(Beginning of Study material)

# BerserkerMother/Video-Summarization

Hardware: AMD Instinct MI355X
Metric: frames/sec scored (whole node), synthetic [B,T=1024,D=1024] (higher is better)
Workload: dtype f32; 1 GPU; configs[2]: B=64 videos x T=1024 frames x D=1024 per GPU, scorer cfg M-A (heads 4, d_model 256, layers 4), logits + hidden state; global_batch=64, parallelism=videos sharded over 1 GPU(s), no all_gather of scores

## Files before the change

video-summarization_amd/_lib.py:

```python
from __future__ import annotations

import concurrent.futures
import ctypes as C
import os
import subprocess
import threading
from typing import NamedTuple

HERE = os.path.dirname(os.path.abspath(__file__))
ROOT = os.path.dirname(HERE)
CSRC = os.path.join(HERE, "csrc")
INCLUDE = os.path.join(ROOT, "include")
LIB_PATH = os.path.join(HERE, "libvsscore.so")
DIAG_LIB_PATH = os.path.join(HERE, "libvsscore_diag.so")
SOURCES = ("vs_kernels.hip", "vs_attention.hip", "vs_attention_w64.hip", "vs_mlp_fused.hip", "vs_gemm_ring.hip", "vs_scorer.cpp", "vs_eval.cpp",
           "vs_train_kernels.hip", "vs_train_attention.hip", "vs_train_attention_bf16.hip", "vs_train_gemm_rows.hip", "vs_pretrain_kernels.hip",
           "vs_train.cpp", "vs_segment.hip", "vs_segment_gram.hip", "vs_segment.cpp", "vs_optim.hip", "vs_attention_maps.hip",
           "vs_eval_device.hip", "vs_eval_device.cpp", "vs_summary.hip", "vs_summary.cpp", "vs_batch.hip", "vs_cnn.hip", "vs_cnn.cpp",
           "vs_resize.hip", "vs_resize.cpp", "vs_cnn3d.hip", "vs_cnn3d.cpp", "vs_weights.cpp", "vs_error.cpp")
EXTRA_FLAGS = {"vs_resize.cpp": ("-ffp-contract=off",)}
ABI_VERSION = 3

VS_OK, VS_ERR_INVALID, VS_ERR_WORKSPACE, VS_ERR_HIP = 0, 1, 2, 3
VS_FLAG_SIGMOID = 1
VS_FLAG_BF16_ATTENTION = 2
VS_FLAG_BF16_LINEAR = 4
VS_FLAG_F16X3_LINEAR = 8
VS_FLAG_F16X3_ATTENTION = 16
VS_FLAG_SPLITK = 32
VS_TRAIN_FLAG_BF16_LINEAR = 1
VS_TRAIN_FLAG_BF16_ATTENTION = 2
VS_TRAIN_FLAG_FP16 = 4
VS_TRAIN_FLAG_PACKED_LP_ATTENTION = 8

VS_ADAM_MAX_TENSORS = 64
VS_GRAD_NORM_L2, VS_GRAD_NORM_MAX = 0, 1
VS_KTS_FEATURES_F32, VS_KTS_KERNEL_F32, VS_KTS_KERNEL_F64 = 0, 1, 2
VS_KTS_SCORES, VS_KTS_BACKTRACK, VS_KTS_AUTO = 0, 1, 2
VS_KTS_GRAM_DOT, VS_KTS_GRAM_COSINE, VS_KTS_GRAM_RBF = 0, 1, 2
VS_CNN_INPUT_F32_NCHW, VS_CNN_INPUT_U8_NHWC, VS_CNN_INPUT_F32_NHWC = 0, 1, 2
VS_CNN_NUM_CONVS, VS_CNN_FEATURES = 57, 1024
VS_CNN3D_INPUT_F32_NCDHW, VS_CNN3D_INPUT_U8_NDHWC, VS_CNN3D_INPUT_F32_NDHWC = 0, 1, 2
VS_R3D_NUM_CONVS, VS_R3D_FEATURES = 20, 512
VS_RESIZE_SWAP_RB = 1
VS_RESIZE_PATH_FUSED, VS_RESIZE_PATH_SMALL_TILE = 0, 1
NUM_STAGES = 6


class ModelDesc(C.Structure):
    _fields_ = [("d_model", C.c_int32), ("num_heads", C.c_int32), ("num_layers", C.c_int32),
                ("in_features", C.c_int32), ("max_len", C.c_int32), ("num_classes", C.c_int32)]


_LAYER_FIELDS = ("wq", "bq", "wk", "bk", "wv", "bv", "wo", "bo", "ln1_g", "ln1_b",
                 "w1", "b1", "w2", "b2", "ln2_g", "ln2_b")


class LayerParams(C.Structure):
    _fields_ = [(n, C.c_void_p) for n in _LAYER_FIELDS]


class ModelParams(C.Structure):
    _fields_ = [("embed_w", C.c_void_p), ("embed_b", C.c_void_p), ("pos_embedding", C.c_void_p),
                ("layers", C.POINTER(LayerParams)), ("final_w", C.c_void_p), ("final_b", C.c_void_p)]


class DropoutCfg(C.Structure):
    _fields_ = [("p_embed", C.c_float), ("p", C.c_float), ("seed", C.c_uint64), ("flags", C.c_uint32), ("reserved", C.c_uint32)]


class EvalVideo(C.Structure):
    _fields_ = [("scores", C.c_void_p), ("positions", C.c_void_p), ("change_points", C.c_void_p), ("user_summary", C.c_void_p),
                ("user_scores", C.c_void_p)] + [(n, C.c_int32) for n in ("n_scores", "n_positions", "n_frames", "n_shots", "n_users",
                                                                        "user_len", "n_score_users", "use_max", "user_scores_f32")]


LayerGrads = LayerParams
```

(End of Study material)

Go through the data and copy every line that includes "join".

CSRC = os.path.join(HERE, "csrc")
INCLUDE = os.path.join(ROOT, "include")
LIB_PATH = os.path.join(HERE, "libvsscore.so")
DIAG_LIB_PATH = os.path.join(HERE, "libvsscore_diag.so")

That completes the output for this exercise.